We raise cattle, chickens, fish, etc...to eat. Are you ok with that? opcorn:



> Define "wrong." Are you a moral relativist? Is any treatment of cichlids "wrong"?


If I were say raising these fish and then killing them because they got too big for my tank well that would be wrong. Raising them till they are too big for my tank and then re-homing them isn't.

It's obvious that you're uncomfortable with MY reason for keeping fish, that's fine, like I said earlier you're entitled to your opinion as I am mine. It's pointless to keep going back and forth about this. Enjoy your fish, I hope you grow old together.


----------



## Tiktaalik Owner (Aug 17, 2009)

> It's obvious that you're uncomfortable with MY reason for keeping fish, that's fine, like I said earlier you're entitled to your opinion as I am mine.

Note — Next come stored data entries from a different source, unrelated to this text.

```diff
+        if ((int)((pk[w] >> (8 * j)) & 0xff) == slot[w]) acc[j] += g[w][j];
+    }
+    *reinterpret_cast<f32x4*>(dx + (size_t)e * 4) = acc;
   }
 }
 
@@ -149,16 +157,16 @@
                                                             const float* __restrict__ hidden,
                                                             const float* __restrict__ w2, float* __restrict__ dpre1,
                                                             int C, int R) {
-  const int b = blockIdx.x, t = threadIdx.x, lane = t & 63, wave = t >> 6;
-  for (int r = wave; r < R; r += 4) {
-    float s = 0.f;
-    for (int ch = lane; ch < C; ch += 64) {
-      const float g = gate[(size_t)b * C + ch];
-      s += dgate[(size_t)b * C + ch] * g * (1.f - g) * w2[(size_t)ch * R + r];
-    }
-    s = wave_sum(s);
-    if (lane == 0) dpre1[(size_t)b * R + r] = hidden[(size_t)b * R + r] > 0.f ? s : 0.f;
-  }
+  const int b = blockIdx.y, lane = threadIdx.x & 63, r = blockIdx.x * 4 + (threadIdx.x >> 6);
+  if (r >= R) return;
+  float s = 0.f;
+#pragma unroll 4
+  for (int ch = lane; ch < C; ch += 64) {
+    const float g = gate[(size_t)b * C + ch];
+    s += dgate[(size_t)b * C + ch] * g * (1.f - g) * w2[(size_t)ch * R + r];
+  }
+  s = wave_sum(s);
+  if (lane == 0) dpre1[(size_t)b * R + r] = hidden[(size_t)b * R + r] > 0.f ? s : 0.f;
 }
 
 __global__ void se_bwd_w1_kernel(const float* __restrict__ dpre1, const float* __restrict__ pooled,
@@ -803,8 +811,12 @@
                      onda_stream_t s) {
   ONDA_REQUIRE(dy && dx && idx && C % 4 == 0);
   const size_t total = (size_t)B * Hi * Wi * (C / 4);
-  hipLaunchKernelGGL(maxpool_bwd_kernel, dim3(ew_grid(total)), dim3(256), 0, ONDA_STREAM(s), dy, idx, dx, B, Hi, Wi, C,
-                     Ho, Wo);
+  const unsigned blocks = ew_grid(total);
+  if (total + (size_t)blocks * 256 < 0xFFFFFFFFull)
+    hipLaunchKernelGGL(maxpool_bwd_kernel<unsigned>, dim3(blocks), dim3(256), 0, ONDA_STREAM(s), dy, idx, dx, B, Hi, Wi, C, Ho, Wo);
+  else
+    hipLaunchKernelGGL(maxpool_bwd_kernel<unsigned long long>, dim3(blocks), dim3(256), 0, ONDA_STREAM(s), dy, idx, dx, B, Hi, Wi,
+                       C, Ho, Wo);
   return ONDA_LAUNCH_RESULT();
 }
 
@@ -823,7 +835,7 @@
   ONDA_REQUIRE(dgate && pooled && hidden && gate && w1 && w2 && dw1 && db1 && dw2 && db2 && dpooled && ws);
   hipLaunchKernelGGL(se_bwd_w2_kernel, dim3((C * R + 255) / 256), dim3(256), 0, ONDA_STREAM(s), dgate, gate, hidden, dw2,
                      db2, B, C, R);
-  hipLaunchKernelGGL(se_bwd_hidden_kernel, dim3(B), dim3(256), 0, ONDA_STREAM(s), dgate, gate, hidden, w2, ws, C, R);
+  hipLaunchKernelGGL(se_bwd_hidden_kernel, dim3((R + 3) / 4, B), dim3(256), 0, ONDA_STREAM(s), dgate, gate, hidden, w2, ws, C, R);
   const int n = (R > B ? R : B) * C;
   hipLaunchKernelGGL(se_bwd_w1_kernel, dim3((n + 255) / 256), dim3(256), 0, ONDA_STREAM(s), ws, pooled, w1, dw1, db1,
                      dpooled, B, C, R, dpooled_scale);
```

It goes without saying that we're "entitled" to our opinions (whatever that means). The point of these forums is to compare and contrast the ways we take care of our fish. It is presupposed by anyone discussing anything here that not all opinions are of equal worth. You are asserting that the only minor difference between two antithetic styles of fishkeeping is the arbitrary rationale we have for owning fish. You like watching them grow; I keep them as pets. Six of one, half dozen of the other.



> It's pointless to keep going back and forth about this.


Not at all. Compared to a gazillion threads comparing Eheim to Fluval this issue and related ones deserve more discussion. Your style of fishkeeping would be considered unconventional in a pejorative way by a majority of fishkeepers.



> I traded in most of my Mbuna to my LFS, but still have a Electric Blue Johanni and OB Zebra in there. I added a Jaguar, Red Devil and Flowerhorn. http://www.cichlid-forum.com/phpBB/viewtopic.php?f=13&t=247405&p=1755983#p1755983


To a 55 gallon tank!? Until they get too big, at which point you'll replace them with a new assortment. You'll notice if you peruse the forum that a significant proportion of post encourage people not to overstock their tanks. These fish grow crazy fast.


----------



## kaphil (Aug 3, 2006)

Tiktaalik Owner said:


> > Your style of fishkeeping would be considered unconventional in a pejorative way by a majority of fishkeepers.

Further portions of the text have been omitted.